The Oxford Murders
- English language cover
- Author: Guillermo Martínez
- Original title: Crímenes imperceptibles
- Translator: Sonia Soto
- Language: Spanish
- Genre: Thriller, Crime fiction
- Publisher: MacAdam/Cage
- Publication date: 2003
- Publication place: Argentina
- Published in English: October 16, 2005
- Media type: Print (Hardback & Paperback)
- Pages: 208 pp. (paperback)
- ISBN: 978-0143037965

= The Oxford Murders (novel) =

2003 novel by Guillermo Martínez

The Oxford Murders (Crímenes imperceptibles; Imperceptible Crimes) is a novel by the Argentine author Guillermo Martínez, first published in 2003. It was translated into English in 2005 by Sonia Soto. The story tells about a professor of logic, who, along with a graduate student, investigates a series of bizarre, mathematically-based murders in Oxford, England.

==Plot introduction==
In this thriller, mathematical symbols are the key to a mysterious sequence of murders. Each new death that occurs is accompanied by a different mathematical shape, starting with a circle. This pure mathematical form heralds the death of Mrs Eagleton, the landlady of a young Argentine mathematician who narrates the story. It appears that the serial killer can be stopped only if somebody can decode the next symbol in the sequence.
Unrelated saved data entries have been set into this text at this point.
# UncertainLab/Enlsip.jl

Measured on NVIDIA B200. Metric: batched CNLS solves/s (n=6,m=128), higher is better.
Workload: dtype f64

## Files before the change

### enlsip.jl_b200/csrc/enl_base.h

```cpp
#pragma once
#include <math.h>
#include <stdint.h>
#include <type_traits>

#if defined(__CUDACC__)
#define ENL_FN __device__
#define ENL_INL __device__ __forceinline__
#define ENL_NOINL __device__ __noinline__
#else
#define ENL_FN
#define ENL_INL inline
#define ENL_NOINL
#endif

namespace enl {

#if defined(__CUDA_ARCH__)
ENL_INL double mul_rn(double a, double b) { return __dmul_rn(a, b); }
ENL_INL double add_rn(double a, double b) { return __dadd_rn(a, b); }
ENL_INL double sub_rn(double a, double b) { return __dsub_rn(a, b); }
ENL_INL double fma_rn(double a, double b, double c) { return fma(a, b, c); }
ENL_INL double div_rn(double a, double b) { return __ddiv_rn(a, b); }
ENL_INL double sqrt_rn(double a) { return __dsqrt_rn(a); }
#else
ENL_INL double mul_rn(double a, double b) { return a * b; }
ENL_INL double add_rn(double a, double b) { return a + b; }
ENL_INL double sub_rn(double a, double b) { return a - b; }
ENL_INL double fma_rn(double a, double b, double c) { return __builtin_fma(a, b, c); }
ENL_INL double div_rn(double a, double b) { return a / b; }
ENL_INL double sqrt_rn(double a) { return sqrt(a); }
#endif

ENL_INL double div_z(double a, double b) { return (a == 0.0) ? a : div_rn(a, b); }

ENL_INL double pow2i(int k) {
    long long b = (long long)(k + 1023) << 52;
#if defined(__CUDA_ARCH__)
    return __longlong_as_double(b);
#else
    double d;
    __builtin_memcpy(&d, &b, 8);
    return d;
#endif
}

#if defined(ENL_COMPACT_CODE) && defined(__CUDA_ARCH__)
#define ENL_DET_EXP_ATTR ENL_NOINL
#else
#define ENL_DET_EXP_ATTR ENL_INL
#endif
ENL_DET_EXP_ATTR double det_exp(double x) {
    const double LOG2E = 1.44269504088896338700e+00;
    const double LN2_HI = 6.93147180369123816490e-01;
    const double LN2_LO = 1.90821492927058770002e-10;
    double xc = fmin(fmax(x, -800.0), 710.0);
    double kd = rint(mul_rn(xc, LOG2E));
    int k = (int)kd;
    double r = fma_rn(-kd, LN2_HI, xc);
    r = fma_rn(-kd, LN2_LO, r);
    double acc = 1.0 / 6227020800.0;
    acc = fma_rn(acc, r, 1.0 / 479001600.0);
    acc = fma_rn(acc, r, 1.0 / 39916800.0);
    acc = fma_rn(acc, r, 1.0 / 3628800.0);
    acc = fma_rn(acc, r, 1.0 / 362880.0);
    acc = fma_rn(acc, r, 1.0 / 40320.0);
    acc = fma_rn(acc, r, 1.0 / 5040.0);
    acc = fma_rn(acc, r, 1.0 / 720.0);
    acc = fma_rn(acc, r, 1.0 / 120.0);
    acc = fma_rn(acc, r, 1.0 / 24.0);
    acc = fma_rn(acc, r, 1.0 / 6.0);
    acc = fma_rn(acc, r, 0.5);
    acc = fma_rn(acc, r, 1.0);
    acc = fma_rn(acc, r, 1.0);
    int k1 = k >> 1;
    int k2 = k - k1;
    double res = mul_rn(mul_rn(acc, pow2i(k1)), pow2i(k2));
    if (x < -745.2) res = 0.0;
    if (x > 709.782712893384) res = INFINITY;
    return (x != x) ? x : res;
}

ENL_INL double det_tanh(double z) {
    double e = det_exp(mul_rn(2.0, z));
    return sub_rn(1.0, div_rn(2.0, add_rn(e, 1.0)));
}

#if defined(__CUDACC__)
template <int G_>
struct DevGroup {
    static constexpr int G = G_;
    unsigned mask;
    int lane;
    __device__ DevGroup() {
        int wl = threadIdx.x & 31;
        lane = wl & (G - 1);
        mask = (G == 32) ? 0xffffffffu : (((1u << G) - 1u) << (wl & ~(G - 1)));
    }
    __device__ __forceinline__ void sync() const {
        if (G > 1) __syncwarp(mask);
    }
    __device__ __forceinline__ double sum(double v) const {
#pragma unroll
        for (int o = G / 2; o > 0; o >>= 1) v += __shfl_xor_sync(mask, v, o, G);
        return v;
    }
    __device__ __forceinline__ double maxv(double v) const {
#pragma unroll
        for (int o = G / 2; o > 0; o >>= 1) v = fmax(v, __shfl_xor_sync(mask, v, o, G));
        return v;
    }
};
#endif

struct HostGroup {
    static constexpr int G = 1;
    int lane = 0;
    void sync() const {}
    double sum(double v) const { return v; }
    double maxv(double v) const { return v; }
};

#if defined(__CUDACC__)
extern __shared__ __align__(16) double enl_smem[];
using vref = int;
ENL_INL vref make_vref(double* p) { return (int)(p - enl_smem); }
ENL_INL vref make_vref(int* p) { return (int)(p - reinterpret_cast<int*>(enl_smem)); }
ENL_INL double& vderef_d(vref o) { return enl_smem[o]; }
ENL_INL int& vderef_i(vref o) { return reinterpret_cast<int*>(enl_smem)[o]; }
#else
using vref = void*;
ENL_INL vref make_vref(double* p) { return p; }
ENL_INL vref make_vref(int* p) { return p; }
#endif

template <int S>
struct SV {
#if defined(__CUDACC__)
    int p;
    ENL_INL double& operator[](int i) const { return enl_smem[p + i * S]; }
#else
    double* p;
    ENL_INL double& operator[](int i) const { return p[i * S]; }
#endif
    ENL_INL SV off(int k) const { return SV{p + k * S}; }
};
template <int S>
struct SI {
#if defined(__CUDACC__)
    int p;
    ENL_INL int& operator[](int i) const { return reinterpret_cast<int*>(enl_smem)[p + i * S]; }
#else
    int* p;
    ENL_INL int& operator[](int i) const { return p[i * S]; }
#endif
};

template <int G, int MS, int NT>
struct DM {
#if defined(__CUDACC__)
    int grp;
    ENL_INL static int lane() { return (int)(threadIdx.x & (G - 1)); }
    ENL_INL static int row_of(int s) { return s * G + lane(); }
    ENL_INL double& at(int s, int c) const { return enl_smem[grp + lane() + (c * MS + s) * NT]; }
    ENL_INL double& row(int r, int c) const { return enl_smem[grp + (c * MS + r / G) * NT + (r % G)]; }
#else
    double* grp;
    ENL_INL static int row_of(int s) { return s * G; }
    ENL_INL double& at(int s, int c) const { return grp[(c * MS + s) * NT]; }
    ENL_INL double& row(int r, int c) const { return grp[(c * MS + r / G) * NT + (r % G)]; }
#endif
    ENL_INL DM cols(int c0) const { return DM{grp + c0 * MS * NT}; }
};
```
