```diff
@@ -1223,6 +1288,40 @@
     return;
   switch (F) { ZKP_FOLD(2) ZKP_FOLD(4) ZKP_FOLD(8) ZKP_FOLD(16) }
 #undef ZKP_FOLD
+  launch_fail(ZKP_ERR_DEVICE, "internal: FRI folding factor");
+}
+
+bool fri_fold_commit_fits(uint64_t m16, uint32_t logB, uint32_t F) {
+  if (m16 < F || m16 % F) return false;
+  const uint64_t L = (m16 / F) << logB, LB = 1024 / F;
+  return L >= 2 && (L + LB - 1) / LB <= 512;
+}
+
+void launch_fri_fold_commit(Prof& prof, hipStream_t s, const felt* E, uint64_t m16, uint32_t logB, uint32_t F,
+                            const felt* alpha, felt off_inv, const felt* itw, uint32_t logD, const felt* eps_inv,
+                            felt* out, uint32_t* nodes, const MerkleTail& tail) {
+  if (!fri_fold_commit_fits(m16, logB, F) || !tail.done)
+    launch_fail(ZKP_ERR_DEVICE, "internal: fused fold and commitment shape");
+  const felt* lev = itw + ((1ull << (logD - 1)) - 1);
+  const uint32_t logm16 = kc::ilog2_u64(m16);
+  MerkleArgs a{};
+  a.R = m16 / F;
+  a.logB = logB;
+  a.cols = F;
+  a.nodes = nodes;
+  a.L = a.R << logB;
+  a.tail = tail;
+  const uint64_t LB = 1024 / F;
+  const dim3 g((uint32_t)((a.L + LB - 1) / LB));
+  const double bytes = (double)(m16 << logB) * (F * 16.0 + 16.0) + (double)a.L * 64.0;
+#define ZKP_FOLDC(FF)                                                                                            \
+  case FF:                                                                                                       \
+    LAUNCH(prof, "fri_fold" #FF, s, bytes,                                                                  \
+           hipLaunchKernelGGL(k_fri_fold_commit<FF>, g, dim3(1024), 0, s, E, logm16, alpha, off_inv, lev, eps_inv, \
+                              out, a));                                                                          \
+    return;
+  switch (F) { ZKP_FOLDC(2) ZKP_FOLDC(4) ZKP_FOLDC(8) ZKP_FOLDC(16) }
+#undef ZKP_FOLDC
   launch_fail(ZKP_ERR_DEVICE, "internal: FRI folding factor");
 }
 
diff --git a/zk_stark_project_amd/csrc/prover.cpp b/zk_stark_project_amd/csrc/prover.cpp
--- a/zk_stark_project_amd/csrc/prover.cpp
+++ b/zk_stark_project_amd/csrc/prover.cpp
@@ -363,6 +363,10 @@
     const bool fuse_tail = R == 1 && o->grinding_factor > 0 && (N >> (ilog2(F) * L)) <= 256 && !no_fri_tail;
     FriTailArgs fta{};
     fta.F = F;
+    static const bool no_fold_commit = getenv("ZKP_NO_FOLD_COMMIT") != nullptr;
+    static const uint64_t fold_commit_max_rows =
+        getenv("ZKP_FOLD_COMMIT_MAX_LOG") ? 1ull << atoi(getenv("ZKP_FOLD_COMMIT_MAX_LOG")) : ~0ull;
+    bool committed = false;
     for (uint32_t l = 0; l < L; l++) {
       const uint64_t m16 = m / F;
       if (sh && (m16 >> logR) < 16) replicate(l);
@@ -391,19 +395,41 @@
         continue;
       }
       if (fta.nl) throw ZkpFail{ZKP_ERR_DEVICE, "FRI tail: a large layer after a small one"};
-      MerkleTail coin{};
-      coin.op = MERKLE_TAIL_FRI_COIN;
-      coin.coin_seed = coin_d;
-      coin.alpha_out = alphas_d + l;
-      coin.root_out = roots_d + 8 * (size_t)l;
-      const bool coin_done = commit_rows(ctx, cm, 1, E, 0, F, logB, ilog2(m16), sh, "ftree_" + std::to_string(l),
-                                         ly.tree, T.fri_roots[l], false, &coin);
-      if (!coin_done)
-        launch_coin_fri_layer(pf, st, coin_d, sh ? ly.tree.top_d + 8 : ly.tree.nodes + 8, alphas_d + l,
-                              roots_d + 8 * (size_t)l);
+      auto coin_of = [&](uint32_t layer) {
+        MerkleTail coin{};
+        coin.op = MERKLE_TAIL_FRI_COIN;
+        coin.coin_seed = coin_d;
+        coin.alpha_out = alphas_d + layer;
+        coin.root_out = roots_d + 8 * (size_t)layer;
+        return coin;
+      };
+      if (!committed) {
+        const MerkleTail coin = coin_of(l);
+        const bool coin_done = commit_rows(ctx, cm, 1, E, 0, F, logB, ilog2(m16), sh, "ftree_" + std::to_string(l),
+                                           ly.tree, T.fri_roots[l], false, &coin);
+        if (!coin_done)
+          launch_coin_fri_layer(pf, st, coin_d, sh ? ly.tree.top_d + 8 : ly.tree.nodes + 8, alphas_d + l,
+                                roots_d + 8 * (size_t)l);
+      }
       felt* nxt = fe + eo;
-      launch_fri_fold(pf, st, E, m16, Bc, jc, logB, F, alphas_d + l, inv(off), ctx->itws(logN), ilog2(D), deps,
-                      nxt);
+      const uint64_t next_rows = (m16 / F) << logB;
+      committed = !no_fold_commit && !sh && R == 1 && l + 1 < L && !(fuse_tail && next_rows <= 128) &&
+                  next_rows <= fold_commit_max_rows && fri_fold_commit_fits(m16, logB, F);
+      if (committed) {
+        TreeShard& nt = layers[l + 1].tree;
+        nt.logR = 0;
+        nt.Lr = next_rows;
+        nt.nodes = ctx->buf<uint32_t>("ftree_" + std::to_string(l + 1), (size_t)16 * next_rows);
+        nt.top.assign(2, {});
+        MerkleTail coin = coin_of(l + 1);
+        coin.done = ctx->buf<uint32_t>("merkle_done", 1);
+        if (!ctx->have_cached("merkle_done")) HIP_CHECK(hipMemsetAsync(coin.done, 0, 4, st));
+        launch_fri_fold_commit(pf, st, E, m16, logB, F, alphas_d + l, inv(off), ctx->itws(logN), ilog2(D), deps, nxt,
+                               nt.nodes, coin);
+      } else {
+        launch_fri_fold(pf, st, E, m16, Bc, jc, logB, F, alphas_d + l, inv(off), ctx->itws(logN), ilog2(D), deps,
+                        nxt);
+      }
       eo += (uint64_t)Bc * m16;
       E = nxt;
       m = m16;
@@ -436,14 +462,17 @@
                              inv(felt_u64(Dlast)), coin_d, rem_d, rcommit_d);
       }
       HIP_CHECK(hipMemsetAsync(dres, 0xff, 8, st));
-      if (dev_query)
-        launch_grind_all(pf, st, coin_d, 1, 1ull << 40, o->grinding_factor, dres);
-      else
+      if (dev_query) {
+        dpos = ctx->buf<uint64_t>("query_pos", o->num_queries);
+        uint32_t* done = ctx->buf<uint32_t>("grind_done", 1);
+        if (!ctx->have_cached("grind_done")) HIP_CHECK(hipMemsetAsync(done, 0, 4, st));
+        const GrindTail gt{done, dpos, N, o->num_queries};
+        launch_grind_all(pf, st, coin_d, 1, 1ull << 40, o->grinding_factor, dres, &gt);
+      } else {
         launch_grind(pf, st, nullptr, coin_d, 1, grind_chunk, o->grinding_factor, dres);
+      }
     }
     if (dev_query) {
-      dpos = ctx->buf<uint64_t>("query_pos", o->num_queries);
-      launch_query_positions(pf, st, coin_d, dres, o->num_queries, N, dpos);
       ga.tlde = tlde; ga.clde = clde; ga.tnodes = ttree.nodes; ga.cnodes = ctree.nodes;
       ga.n = n; ga.w = w; ga.C = C; ga.logB = logB; ga.logN = logN; ga.nlayers = L; ga.F = F;
       uint64_t off_w = 0;
@@ -460,18 +489,14 @@
         off_w += (uint64_t)o->num_queries * ga.rec_words[1 + l];
       }
       full_h.resize(off_w);
-      uint32_t* dfull = ctx->buf<uint32_t>("query_full", off_w + 4);
       if (gu_lazy_on) launch_gu_fill(pf, st, tlde, w, logn, logB, j0, logBl, dpos, o->num_queries, gu_lazy);
-      launch_gather_full(pf, st, ga, o->num_queries, dpos, dfull);
       raw_pos.resize(o->num_queries);
-      full_d = dfull;
     }
     return FriCursor{E, m, D, off, coin_d, alphas_d, roots_d};
   }
 }
 
 void ProofRun::fri_round_trip(const FriCursor& c) {
-  late_pairs_upload();
   felt* const E = c.E;
   const uint64_t m = c.m, D = c.D;
   const felt off = c.off;
@@ -496,15 +521,16 @@
       fs.push_back({dseed, coin_d, 32});
       fs.push_back({&dnonce, dres, 8});
     }
-    if (dev_query) {
-      fs.push_back({raw_pos.data(), dpos, raw_pos.size() * 8});
-      fs.push_back({full_h.data(), full_d, full_h.size() * 4});
-    }
+    if (dev_query) fs.push_back({raw_pos.data(), dpos, raw_pos.size() * 8});
     for (TreeShard* t : {&ttree, &ctree})
       if (t->top_d) fs.push_back({t->top.data(), t->top_d, t->top.size() * 32});
     for (uint32_t l = 0; l < L; l++)
       if (layers[l].tree.top_d) fs.push_back({layers[l].tree.top.data(), layers[l].tree.top_d, layers[l].tree.top.size() * 32});
-    fetch_all(ctx, fs);
+    const FetchGather fg{&ga, o->num_queries, dpos, full_h.data(), full_h.size()};
+    const FetchPlan plan = fetch_launch(ctx, fs, dev_query ? &fg : nullptr);
+    late_pairs_upload();
+    fetch_wait(ctx, plan);
+    ctx->stage_end("5a_fri_fetch");
     memcpy(T.trace_root, roots, 32);
     memcpy(T.constraint_root, roots + 32, 32);
     if (R == 1) {
diff --git a/zk_stark_project_amd/csrc/prover_internal.hpp b/zk_stark_project_amd/csrc/prover_internal.hpp
--- a/zk_stark_project_amd/csrc/prover_internal.hpp
+++ b/zk_stark_project_amd/csrc/prover_internal.hpp
@@ -484,7 +484,6 @@
   bool dev_query = false;
   FullGatherArgs ga{};
   uint64_t* dpos = nullptr;
-  const uint32_t* full_d = nullptr;
   std::vector<uint32_t> full_h;
   std::vector<uint64_t> raw_pos;
   felt* rem_d = nullptr;
@@ -555,6 +554,20 @@
                          uint32_t logB, uint32_t logrows, const std::string& name, TreeShard& tr, uint8_t root[32],
                          bool fetch_root, const MerkleTail* coin, const LastCol* lc, const GuLazy* gl);
 void fetch_all(zkp_ctx* ctx, const std::vector<Fetch>& fs);
+struct FetchGather {
+  const FullGatherArgs* ga;
+  uint32_t q;
+  const uint64_t* pos;
+  uint32_t* host;
+  size_t words;
+};
+struct FetchPlan {
+  std::vector<Fetch> fs;
+  uint8_t* hp = nullptr;
+  size_t tot = 0;
+};
+FetchPlan fetch_launch(zkp_ctx* ctx, const std::vector<Fetch>& fs, const FetchGather* g = nullptr);
+void fetch_wait(zkp_ctx* ctx, const FetchPlan& pl);
 felt* ood_launch(zkp_ctx* ctx, const felt* arrays, uint32_t narrays, uint32_t ntwo, uint32_t logn, const felt* dpw,
                  zkp_comm* cm = nullptr);
 felt* ood_launch_sharded(zkp_ctx* ctx, const felt* arrays, uint32_t narrays, uint32_t ntwo, uint32_t logn,
diff --git a/zk_stark_project_amd/csrc/prover_stages.cpp b/zk_stark_project_amd/csrc/prover_stages.cpp
--- a/zk_stark_project_amd/csrc/prover_stages.cpp
+++ b/zk_stark_project_amd/csrc/prover_stages.cpp
@@ -30,11 +30,14 @@
   return commit_rows_sharded(ctx, cm, mode, src, n, cols, logB, logrows, name, tr, root, fetch_root, coin, lc, gl);
 }
 
-void fetch_all(zkp_ctx* ctx, const std::vector<Fetch>& fs) {
-  size_t tot = 0;
-  for (const Fetch& f : fs) tot += (f.bytes + 15) & ~(size_t)15;
-  uint8_t* hp = (uint8_t*)ctx->pinned(tot + 16);
-  uint8_t* stage = ctx->buf<uint8_t>("fetch_stage", tot + 16);
+FetchPlan fetch_launch(zkp_ctx* ctx, const std::vector<Fetch>& fs, const FetchGather* g) {
+  FetchPlan pl;
+  pl.fs = fs;
+  size_t seg_bytes = 0;
+  for (const Fetch& f : fs) seg_bytes += (f.bytes + 15) & ~(size_t)15;
+  pl.tot = seg_bytes + (g ? g->words * 4 : 0);
+  pl.hp = (uint8_t*)ctx->pinned(pl.tot + 16);
+  uint8_t* stage = ctx->buf<uint8_t>("fetch_stage", pl.tot + 16);
   size_t o = 0;
   PackArgs pa{};
   auto flush = [&] {
@@ -44,22 +47,35 @@
   for (const Fetch& f : fs) {
     if (f.bytes % 4) throw ZkpFail{ZKP_ERR_ARGUMENT, "fetch of a non-word-sized segment"};
     if (f.bytes) {
+      if (pa.n == PACK_MAX) flush();
       pa.src[pa.n] = f.dev;
       pa.bytes[pa.n] = f.bytes;
       pa.off[pa.n] = o;
-      if (++pa.n == PACK_MAX) flush();
+      pa.n++;
     }
     o += (f.bytes + 15) & ~(size_t)15;
   }
-  flush();
-  HIP_CHECK(hipMemcpyAsync(hp, stage, tot, hipMemcpyDeviceToHost, ctx->stream));
+  if (g) {
+    launch_gather_full(ctx->prof, ctx->stream, *g->ga, g->q, g->pos, reinterpret_cast<uint32_t*>(stage + seg_bytes),
+                       &pa, stage);
+    pl.fs.push_back({g->host, nullptr, g->words * 4});
+  } else {
+    flush();
+  }
+  HIP_CHECK(hipMemcpyAsync(pl.hp, stage, pl.tot, hipMemcpyDeviceToHost, ctx->stream));
+  return pl;
+}
+
+void fetch_wait(zkp_ctx* ctx, const FetchPlan& pl) {
   ctx->sync();
-  o = 0;
-  for (const Fetch& f : fs) {
-    memcpy(f.host, hp + o, f.bytes);
+  size_t o = 0;
+  for (const Fetch& f : pl.fs) {
+    memcpy(f.host, pl.hp + o, f.bytes);
     o += (f.bytes + 15) & ~(size_t)15;
   }
 }
+
+void fetch_all(zkp_ctx* ctx, const std::vector<Fetch>& fs) { fetch_wait(ctx, fetch_launch(ctx, fs)); }
 
 felt* ood_launch(zkp_ctx* ctx, const felt* arrays, uint32_t narrays, uint32_t ntwo, uint32_t logn,
                  const felt* dpw, zkp_comm* cm) {
diff --git a/zk_stark_project_amd/csrc/zkp_internal.hpp b/zk_stark_project_amd/csrc/zkp_internal.hpp
--- a/zk_stark_project_amd/csrc/zkp_internal.hpp
+++ b/zk_stark_project_amd/csrc/zkp_internal.hpp
@@ -95,10 +95,14 @@
 void launch_fri_remainder(Prof& prof, hipStream_t s, const felt* E, uint32_t logB, uint32_t m, felt off_inv,
                           felt wd_inv, felt d_inv, uint32_t* seed, felt* rem_out, uint32_t* commit_out);
 
+struct GrindTail {
+  uint32_t* done;
+  uint64_t* pos;
+  uint64_t N;
+  uint32_t q;
+};
 void launch_grind_all(Prof& prof, hipStream_t s, const uint32_t* seed_dev, uint64_t base, uint64_t limit,
-                      uint32_t bits, unsigned long long* result);
-void launch_query_positions(Prof& prof, hipStream_t s, const uint32_t* seed_dev, const unsigned long long* nonce,
-                            uint32_t q, uint64_t N, uint64_t* pos);
+                      uint32_t bits, unsigned long long* result, const GrindTail* tail = nullptr);
 constexpr uint32_t GATHER_MAX_LAYERS = 16;
 struct FullGatherArgs {
   const felt* tlde;
@@ -116,7 +120,7 @@
   uint32_t rec_words[GATHER_MAX_LAYERS + 1];
 };
 void launch_gather_full(Prof& prof, hipStream_t s, const FullGatherArgs& a, uint32_t q, const uint64_t* pos,
-                        uint32_t* out);
+                        uint32_t* out, const PackArgs* pack = nullptr, void* stage = nullptr);
 
 void launch_dt_draw_coeffs(Prof& prof, hipStream_t s, uint32_t* seed, const uint32_t* root, uint32_t method,
                            uint32_t ncoef, felt* cc);
@@ -312,6 +316,10 @@
 void launch_fri_fold(Prof& prof, hipStream_t s, const felt* E, uint64_t m16, uint32_t Bl, uint32_t j0,
                      uint32_t logB, uint32_t F, const felt* alpha, felt off_inv, const felt* itw, uint32_t logD,
                      const felt* eps_inv_dev, felt* out);
+bool fri_fold_commit_fits(uint64_t m16, uint32_t logB, uint32_t F);
+void launch_fri_fold_commit(Prof& prof, hipStream_t s, const felt* E, uint64_t m16, uint32_t logB, uint32_t F,
+                            const felt* alpha, felt off_inv, const felt* itw, uint32_t logD, const felt* eps_inv_dev,
+                            felt* out, uint32_t* nodes, const MerkleTail& tail);
 constexpr uint32_t FRI_TAIL_MAX = 7;
 struct FriTailLayer {
   const felt* E;
```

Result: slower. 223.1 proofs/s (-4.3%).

The mathematics graduate is joined by the leading Oxford logician Arthur Seldom on the quest to solve the cryptic clues.
The book explains how difficult it can be to solve mathematics in a cryptic form.

==Selected editions==
- Abacus (2005). ISBN 0-349-11721-7. Paperback, English.
- MacAdam/Cage Publishing (2005). ISBN 1-59692-150-1. Hardback, English.

==See also==
- The Oxford Murders, a 2007 film adaptation directed by Álex de la Iglesia, starring Elijah Wood and John Hurt.